WHAT IS REQUIRED
In the entries below, find the lines that contain the word "residual" and copy them.

RECORDS SUPPLIED Start Marker

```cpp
#if defined(NMX_BANK_PROFILE) && !defined(NMX_HOST_EMU)
#define NMX_PROF_DECL long long pf_t = clock64(), pf_acc[8] = {0, 0, 0, 0, 0, 0, 0, 0};
#define NMX_PROF(i) { const long long t_ = clock64(); pf_acc[i] += t_ - pf_t; pf_t = t_; }
#define NMX_PROF_PRINT(w, c)                                                                                          \
  if ((w) == 5 && ((c) == 3 || (c) == 40) && (threadIdx.x & 63) == 0)                                                  \
    printf("bank profile w=%d c=%d: load+fwd %lld | spectral+passA %lld | passB load+dft %lld | passB store %lld | "  \
           "passC %lld | variance %lld | series stores %lld | partners %lld (cycles, whole item, %d filters)\n", (w), (c), pf_acc[0],   \
// ... 417 lines not shown
      }
#endif
    }
  }
  NMX_WSYNC();
  NMX_LANE_LOOP { nmx_w64_passA<-1>(v[NMX_LI], X, l); }
  NMX_WSYNC();
  NMX_LANE_LOOP { nmx_w64_passB_load_lds<-1, TAB>(v[NMX_LI], X, twB, l); }
  NMX_WSYNC();
  NMX_LANE_LOOP { nmx_w64_passB_store(v[NMX_LI], X, l); }
  NMX_WSYNC();
  NMX_LANE_LOOP {
    nmx_c2* vv = v[NMX_LI];
    nmx_w64_passC_lds<-1, TAB>(vv, X, twC, l);
    NMX_UNROLL
    for (int i = 0; i < 16; ++i) zr[NMX_LI][i] = vv[i];
  }
  NMX_WSYNC();
  NMX_PROF(0)

#ifndef NMX_HOST_EMU
  nmx_c2 zcr[16];
  if (PAD == 0) {
    const int l = (int)(threadIdx.x & 63);
    NMX_UNROLL
    for (int r = 0; r < 16; ++r) {
      const nmx_c2 zs = zr[0][NMX_J2I(15 - r)];
      nmx_c2 zc = nmx_mk2(__shfl(zs.x, (64 - l) & 63), __shfl(zs.y, (64 - l) & 63));
      if (l == 0) zc = (r == 0) ? zr[0][0] : zr[0][NMX_J2I((16 - r) & 15)];
      zcr[r] = zc;
    }
  }
#endif
  NMX_PROF(6)
  const int yoff = (PAD == 1) ? A.pad_half : 0;
  for (int fi = 0; fi < A.n_filters; ++fi) {
    const NmxFilterDev& F = A.f[fi];
    const float* NMX_RESTRICT Hs = TAB ? tab + (size_t)fi * 2 * NMX_W64_N : AA.Hs[fi];
    const float* NMX_RESTRICT Hd = TAB ? tab + (size_t)fi * 2 * NMX_W64_N + NMX_W64_N : AA.Hd[fi];
    NMX_LANE_LOOP {
      nmx_c2* vv = v[NMX_LI];
      NMX_UNROLL
      for (int r = 0; r < 16; ++r) {
        const nmx_c2 zk = zr[NMX_LI][NMX_J2I(r)];
#ifdef NMX_HOST_EMU
        nmx_c2 zc = zr[(64 - l) & 63][NMX_J2I(15 - r)];
        if (l == 0) zc = (r == 0) ? zr[NMX_LI][0] : zr[NMX_LI][NMX_J2I((16 - r) & 15)];
#else
        nmx_c2 zc;
        if (PAD == 0) {
          zc = zcr[r];
        } else {
          const nmx_c2 zs = zr[0][NMX_J2I(15 - r)];
          zc = nmx_mk2(__shfl(zs.x, (64 - l) & 63), __shfl(zs.y, (64 - l) & 63));
          if (l == 0) zc = (r == 0) ? zr[0][0] : zr[0][NMX_J2I((16 - r) & 15)];
        }
#endif
        const float ha = (Hs + l)[64 * r], hb = (Hd + l)[64 * r];
        vv[r] = nmx_c2_axpby_swap(ha, zk, hb, zc);
        if ((r & 3) == 3) NMX_SCHED_FENCE();
      }
      nmx_w64_passA<+1>(vv, X, l);
    }
    NMX_WSYNC();
    NMX_PROF(1)
    NMX_LANE_LOOP { nmx_w64_passB_load_lds<+1, TAB>(v[NMX_LI], X, twB, l); }
    NMX_WSYNC();
    NMX_PROF(2)
    NMX_LANE_LOOP { nmx_w64_passB_store(v[NMX_LI], X, l); }
    NMX_WSYNC();
    NMX_PROF(3)
    NMX_LANE_LOOP { nmx_w64_passC_lds<+1, TAB>(v[NMX_LI], X, twC, l); }
    NMX_PROF(4)

    if (F.bp_seglen > 0) {
      const bool need_mc = MC && (A.bp_features & 6u) != 0;
      if (!need_mc) {
        const int lo = W - F.bp_seglen + yoff, hi = W + yoff;
        float part[NMX_LANES], part2[NMX_LANES];
        NMX_LANE_LOOP {
          nmx_c2 acc = nmx_mk2(0.f, 0.f), acc2 = nmx_mk2(0.f, 0.f);
#if defined(NMX_HOST_EMU)
          NMX_UNROLL
          for (int i = 0; i < 16; ++i) {
            const int mb = 64 * (i >> 2) + 256 * (i & 3);
            if (2 * mb + 127 < lo || 2 * mb >= hi) continue;
            nmx_c2 val = v[NMX_LI][i];
            if (!(2 * mb >= lo && 2 * mb + 127 < hi)) val = nmx_w64_range_mask(val, l + mb, lo, hi);
            acc = nmx_cadd(acc, val);
            acc2 = nmx_c2_fma(val, val, acc2);
          }
#else
          const unsigned span = (unsigned)(hi - lo);
          const int s_l = 2 * l - lo;
          NMX_UNROLL
          for (int i = 0; i < 16; ++i) {
            const int sb = s_l + 2 * (64 * (i >> 2) + 256 * (i & 3));
            nmx_c2 val = v[NMX_LI][i];
            val.x = (unsigned)sb < span ? val.x : 0.f;
            val.y = (unsigned)(sb + 1) < span ? val.y : 0.f;
            acc = nmx_cadd(acc, val);
            acc2 = nmx_c2_fma(val, val, acc2);
          }
#endif
          part[NMX_LI] = acc.x + acc.y;
          part2[NMX_LI] = acc2.x + acc2.y;
        }
        float tot, tot2;
        NMX_W64_REDUCE_SUM(part, tot);
        NMX_W64_REDUCE_SUM(part2, tot2);
        const float mean = tot / (float)F.bp_seglen;
        tot = tot2 - mean * tot;
        if (mean * mean * (float)F.bp_seglen > 4.f * tot) {
          NMX_LANE_LOOP {
            nmx_c2 acc = nmx_mk2(0.f, 0.f);
            const nmx_c2 mean2 = nmx_mk2(mean, mean);
            NMX_UNROLL
            for (int i = 0; i < 16; ++i) {
              const int mb = 64 * (i >> 2) + 256 * (i & 3);
              if (2 * mb + 127 < lo || 2 * mb >= hi) continue;
              nmx_c2 d = nmx_csub(v[NMX_LI][i], mean2);
              if (!(2 * mb >= lo && 2 * mb + 127 < hi)) d = nmx_w64_range_mask(d, l + mb, lo, hi);
              acc = nmx_c2_fma(d, d, acc);
            }
            part[NMX_LI] = acc.x + acc.y;
          }
          NMX_W64_REDUCE_SUM(part, tot);
        }
        const float act = tot / (float)F.bp_seglen;
        NMX_LANE_LOOP {
          if (l == 0) {
            const int col = A.bp_cols.base + c * A.bp_cols.ch_stride + F.bp_band * A.bp_cols.a_stride;
            out_row[col] = nmx_bp_activity(A.bp_log ? log10f(act) : act, (A.bp_kalman_mask >> F.bp_band) & 1u);
          }
        }
      } else {
        NMX_WSYNC();
        NMX_LANE_LOOP {
          NMX_UNROLL
          for (int i = 0; i < 16; ++i) X[l + 64 * (i >> 2) + 256 * (i & 3)] = v[NMX_LI][i];
        }
        NMX_WSYNC();
        const float* y = (const float*)X + yoff;
        float act, mob, comp;
        nmx_hjorth(y + (W - F.bp_seglen), F.bp_seglen, red, 1, true, act, mob, comp);
        if (NMX_TID == 0) {
          int col = A.bp_cols.base + c * A.bp_cols.ch_stride + F.bp_band * A.bp_cols.a_stride;
          if (A.bp_features & 1u) { out_row[col] = nmx_bp_activity(A.bp_log ? log10f(act) : act, (A.bp_kalman_mask >> F.bp_band) & 1u); col += A.bp_cols.b_stride; }
          if (A.bp_features & 2u) { out_row[col] = nmx_nan_to_num(mob); col += A.bp_cols.b_stride; }
          if (A.bp_features & 4u) out_row[col] = nmx_nan_to_num(comp);
        }
      }
    }
    NMX_PROF(5)
    if (PAD == 0) {
      float* dsw = F.sw_index >= 0
          ? A.sw_out + (((long long)w * A.n_channels + c) * A.n_sw_filters + F.sw_index) * W : nullptr;
      float* dyb = F.burst_index >= 0
          ? AA.yb_out + (((long long)w * A.n_channels + c) * A.n_burst_bands + F.burst_index) * W : nullptr;
#ifdef NMX_HOST_EMU
      NMX_LANE_LOOP {
        for (int i = 0; i < 16; ++i) {
          const int m = l + 64 * (i >> 2) + 256 * (i & 3);
          const nmx_c2 val = v[NMX_LI][i];
          if (2 * m < W) { if (dsw) dsw[2 * m] = val.x; if (dyb) dyb[2 * m] = val.x; }
          if (2 * m + 1 < W) { if (dsw) dsw[2 * m + 1] = val.y; if (dyb) dyb[2 * m + 1] = val.y; }
        }
      }
#else
      const int l = (int)(threadIdx.x & 63);
      for (int dst = 0; dst < 2; ++dst) {
        float* d = dst ? dyb : dsw;
        if (!d) continue;
        const nmx_rsrc rs = nmx_make_rsrc(d, 4 * W);
        if ((W & 1) == 0) {
          NMX_UNROLL
          for (int i = 0; i < 16; ++i) {
            __builtin_amdgcn_raw_buffer_store_b64(v[0][i], rs, 8 * l + 512 * (i >> 2) + 2048 * (i & 3), 0, NMX_SERIES_STORE_AUX);
          }
        } else {
          NMX_UNROLL
          for (int i = 0; i < 16; ++i) {
            const int off = 8 * l + 512 * (i >> 2) + 2048 * (i & 3);
            __builtin_amdgcn_raw_buffer_store_b32(__float_as_uint(v[0][i].x), rs, off, 0, NMX_SERIES_STORE_AUX);
            __builtin_amdgcn_raw_buffer_store_b32(__float_as_uint(v[0][i].y), rs, off + 4, 0, NMX_SERIES_STORE_AUX);
          }
        }
      }
#endif
    } else if (F.store_raw) {
#ifndef NMX_HOST_EMU
      {
        const int l = (int)(threadIdx.x & 63);
        const nmx_rsrc rd = nmx_make_rsrc(A.y_out + ((long long)w * A.n_channels + c) * W, 4 * W);
        NMX_UNROLL
        for (int i = 0; i < 16; ++i) {
          const int s0 = 2 * (l + 64 * (i >> 2) + 256 * (i & 3)) - yoff;
          nmx_c2 val = v[0][i];
          if (A.residual) {
            const nmx_rsrc rx = nmx_make_rsrc(src, 4 * W);
            nmx_c2 xw = nmx_mk2(__uint_as_float(__builtin_amdgcn_raw_buffer_load_b32(rx, 4 * s0, 0, 0)),
                                __uint_as_float(__builtin_amdgcn_raw_buffer_load_b32(rx, 4 * s0 + 4, 0, 0)));
            if (A.clean_on_load) xw = nmx_mk2(nmx_clean_bl(xw.x), nmx_clean_bl(xw.y));
            val = xw - val;
          }
          __builtin_amdgcn_raw_buffer_store_b32(__float_as_uint(val.x), rd, 4 * s0, 0, 0);
          __builtin_amdgcn_raw_buffer_store_b32(__float_as_uint(val.y), rd, 4 * s0 + 4, 0, 0);
        }
      }
#else
      float* d2 = A.y_out + ((long long)w * A.n_channels + c) * W - yoff;
      NMX_LANE_LOOP {
        NMX_UNROLL
        for (int i = 0; i < 16; ++i) {
          const int s0 = 2 * (l + 64 * (i >> 2) + 256 * (i & 3));
          const nmx_c2 val = v[NMX_LI][i];
          if (s0 >= yoff && s0 < W + yoff)
            d2[s0] = A.residual ? (A.clean_on_load ? nmx_clean(src[s0 - yoff]) : src[s0 - yoff]) - val.x : val.x;
          if (s0 + 1 >= yoff && s0 + 1 < W + yoff)
            d2[s0 + 1] = A.residual ? (A.clean_on_load ? nmx_clean(src[s0 + 1 - yoff]) : src[s0 + 1 - yoff]) - val.y : val.y;
        }
      }
#endif
    }
    NMX_WSYNC();
    NMX_PROF(7)
  }
  NMX_PROF_PRINT(w, c)
}

struct NmxHilbertArgs {
  const float* y;
  float* env;
  int W;
  NmxFft hil_r;
  NmxFft hil_c;
  int hil_full;
  int off_a, off_b, off_y, lds_floats;
  const float* w500_tab;
  const float* w1000_tab;
  const float* floor;
  unsigned char* full;
  int n_seq, overlap;
  int long_mode, split_d, sub_m;
  const float2* tw_n;
  int slab_floats;
  int slab_blocks;
  float* slab;
};

NMX_DEV void nmx_hilbert_long_item(const NmxHilbertArgs& A, long long item, float* smem, float* slab);

NMX_DEV void nmx_hilbert_item(const NmxHilbertArgs& A, long long item, float* smem) {
  if (A.long_mode) { nmx_hilbert_long_item(A, item, smem, A.slab); return; }
  float2* bufA = (float2*)(smem + A.off_a);
  float2* bufB = (float2*)(smem + A.off_b);
  const int W = A.W, Wh = W >> 1;
  const float* src = A.y + item * W;
  float* dst = A.env + item * W;
  if (!A.hil_full) {
    float* ys = smem + A.off_y;
    float* pk = (float*)bufB;
    nmx_stage_row(src, W, [=](int i, float v) { pk[i] = v; ys[i] = v; });
    NMX_SYNC();
    const float2* Zy = nmx_fft_auto<-1, true>(A.hil_r, bufB, bufA, bufB);
    float2* Yb = (Zy == bufA) ? bufB : bufA;
    for (int k = NMX_TID; k <= Wh; k += NMX_NT) Yb[k] = nmx_rfft_bin(Zy, A.hil_r.twr, Wh, k);
    NMX_SYNC();
    float2* Pre = (Yb == bufA) ? bufB : bufA;
    for (int k = NMX_TID; k < Wh; k += NMX_NT) {
      const float2 yk = Yb[k], yn = Yb[Wh - k];
      const float2 xk = k == 0 ? make_float2(0.f, 0.f) : make_float2(yk.y, -yk.x);
      const float2 xn = k == 0 ? make_float2(0.f, 0.f) : make_float2(yn.y, -yn.x);
      Pre[k] = nmx_irfft_pre(xk, xn, A.hil_r.twr[k]);
    }
    NMX_SYNC();
    const float* ht = (const float*)nmx_fft_auto<+1, true>(A.hil_r, Pre, Yb, Pre);
    const float invW = 1.f / (float)W;
    for (int i = NMX_TID; i < W; i += NMX_NT) {
      const float re = ys[i], im = ht[i] * invW;
      dst[i] = nmx_sqrt_fast(re * re + im * im);
    }
    return;
  }
  nmx_stage_row(src, W, [=](int i, float v) { bufB[i] = make_float2(v, 0.f); });
  NMX_SYNC();
  const float2* Zy = nmx_fft_auto<-1, true>(A.hil_r, bufB, bufA, bufB);
  float2* Ab = (Zy == bufA) ? bufB : bufA;
  const float invW = 1.f / (float)W;
  for (int k = NMX_TID; k < W; k += NMX_NT) {
    float2 val = make_float2(0.f, 0.f);
    if (k == 0) val = Zy[0];
    else if (k <= (W - 1) / 2) val = make_float2(2.f * Zy[k].x, 2.f * Zy[k].y);
    Ab[k] = make_float2(val.x * invW, val.y * invW);
  }
  NMX_SYNC();
  float2* Zbuf = (Ab == bufA) ? bufB : bufA;
  const float2* an = nmx_fft_auto<+1, true>(A.hil_c, Ab, Zbuf, Ab);
  for (int i = NMX_TID; i < W; i += NMX_NT) dst[i] = nmx_sqrt_fast(an[i].x * an[i].x + an[i].y * an[i].y);
}

#ifndef NMX_HOST_EMU
#define NMX_W500_LDS_FLOATS (1008 + 1000)
template <bool SPARSE>
NMX_DEV void nmx_hilbert_w500_item(const NmxHilbertArgs& A, long long item, float* smem) {
  const int l = NMX_TID;
  nmx_c2* hb = (nmx_c2*)smem;
  nmx_c2* ha = hb + 504;
#ifdef NMX_DEBUG_HILBERT_SAMEROW
  const nmx_rsrc rin = nmx_make_rsrc(A.y + (item & 1023) * 1000, 4000);
#else
  const nmx_rsrc rin = nmx_make_rsrc(A.y + item * 1000, 4000);
#endif
  const nmx_rsrc rout = nmx_make_rsrc(A.env + item * 1000, 4000);
  const float fl = SPARSE ? A.floor[(int)item % A.n_seq] : 0.f;
  NmxW500TwReg T;
  T.load(A.w500_tab, l);
  nmx_c2 y[8];
#pragma unroll
  for (int q = 0; q < 8; ++q) y[q] = __builtin_amdgcn_raw_buffer_load_b64(rin, 8 * l + 512 * q, 0, 0);
#pragma unroll
  for (int q = 0; q < 8; ++q)
    if (q < 7 || l < 52) hb[l + 64 * q] = y[q];
  NMX_WAVE_FENCE();
  const nmx_c2* ht = nmx_w500_hilbert(ha, hb, T, (const nmx_c2*)A.w500_tab + NMX_W500_TW_N, l);
  if (SPARSE) {
    bool hit = !(fl > -INFINITY);
#pragma unroll
    for (int q = 0; q < 8; ++q) {
      const nmx_c2 h = ht[l + 64 * q];
      y[q] = nmx_mk2(nmx_sqrt_fast(y[q].x * y[q].x + h.x * h.x), nmx_sqrt_fast(y[q].y * y[q].y + h.y * h.y));
      hit = hit || ((q < 7 || l < 52) && (y[q].x >= fl || y[q].y >= fl));
    }
    const bool row = __ballot(hit) != 0ull;
    const int keep = 1000 - A.overlap;
#pragma unroll
    for (int q = 0; q < 8; ++q)
      if (row || 2 * (l + 64 * q) + 2 > keep) __builtin_amdgcn_raw_buffer_store_b64(y[q], rout, 8 * l + 512 * q, 0, 0);
    if (l == 0) A.full[item] = row ? 1 : 0;
    return;
  }
#pragma unroll
  for (int q = 0; q < 8; ++q) {
    const nmx_c2 h = ht[l + 64 * q];
    const nmx_c2 e = nmx_mk2(nmx_sqrt_fast(y[q].x * y[q].x + h.x * h.x), nmx_sqrt_fast(y[q].y * y[q].y + h.y * h.y));
    __builtin_amdgcn_raw_buffer_store_b64(e, rout, 8 * l + 512 * q, 0, 0);
  }
}
#define NMX_W1000_LDS_FLOATS 2000
template <bool SPARSE>
NMX_DEV void nmx_hilbert_w1000_item(const NmxHilbertArgs& A, long long item, float* smem) {
  const int l = NMX_TID;
  nmx_c2* hb = (nmx_c2*)smem;
  nmx_c2* ha = hb;
  const nmx_rsrc rin = nmx_make_rsrc(A.y + item * 2000, 8000);
  const nmx_rsrc rout = nmx_make_rsrc(A.env + item * 2000, 8000);
  const float fl = SPARSE ? A.floor[(int)(item % (long long)A.n_seq)] : 0.f;
  NmxW1000TwReg T;
  T.load(A.w1000_tab, l);
  nmx_c2 y[16];
#pragma unroll
  for (int q = 0; q < 16; ++q) y[q] = __builtin_amdgcn_raw_buffer_load_b64(rin, 8 * l + 512 * q, 0, 0);
#pragma unroll
  for (int q = 0; q < 16; ++q)
    if (q < 15 || l < 40) hb[l + 64 * q] = y[q];
  NMX_WAVE_FENCE();
  const nmx_c2* ht = nmx_w1000_hilbert(ha, hb, T, (const nmx_c2*)A.w1000_tab + NMX_W1000_TW_N, l);
  if (SPARSE) {
    bool hit = !(fl > -INFINITY);
#pragma unroll
    for (int q = 0; q < 16; ++q) {
      if (!(q < 15 || l < 40)) continue;
      const nmx_c2 h = ht[l + 64 * q];
      y[q] = nmx_mk2(nmx_sqrt_fast(y[q].x * y[q].x + h.x * h.x), nmx_sqrt_fast(y[q].y * y[q].y + h.y * h.y));
      hit = hit || y[q].x >= fl || y[q].y >= fl;
    }
    const bool row = __ballot(hit) != 0ull;
    const int keep = 2000 - A.overlap;
#pragma unroll
    for (int q = 0; q < 16; ++q)
      if ((q < 15 || l < 40) && (row || 2 * (l + 64 * q) + 2 > keep))
        __builtin_amdgcn_raw_buffer_store_b64(y[q], rout, 8 * l + 512 * q, 0, 0);
    if (l == 0) A.full[item] = row ? 1 : 0;
    return;
  }
#pragma unroll
  for (int q = 0; q < 16; ++q) {
    if (!(q < 15 || l < 40)) continue;
    const nmx_c2 h = ht[l + 64 * q];
    const nmx_c2 e = nmx_mk2(nmx_sqrt_fast(y[q].x * y[q].x + h.x * h.x), nmx_sqrt_fast(y[q].y * y[q].y + h.y * h.y));
    __builtin_amdgcn_raw_buffer_store_b64(e, rout, 8 * l + 512 * q, 0, 0);
  }
}
#endif

#include "nmx_k_hilbert_long.h"
```

py_neuromodulation_amd/csrc/nmx_k_fft500.h:

```cpp
#pragma once

#include "nmx_device.h"

template <int DIR>
NMX_DEV nmx_c2 nmx_twd(nmx_c2 t) { return DIR > 0 ? nmx_mk2(t.x, -t.y) : t; }

#define NMX_W500_TW_N (17 * 64)
#define NMX_W500_CS_N 500
#define NMX_W500_TAB_FLOATS (2 * (NMX_W500_TW_N + NMX_W500_CS_N))

#ifndef NMX_HOST_EMU
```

RECORDS SUPPLIED End Marker

WRITTEN SOLUTION
          if (A.residual) {
            d2[s0] = A.residual ? (A.clean_on_load ? nmx_clean(src[s0 - yoff]) : src[s0 - yoff]) - val.x : val.x;
            d2[s0 + 1] = A.residual ? (A.clean_on_load ? nmx_clean(src[s0 + 1 - yoff]) : src[s0 + 1 - yoff]) - val.y : val.y;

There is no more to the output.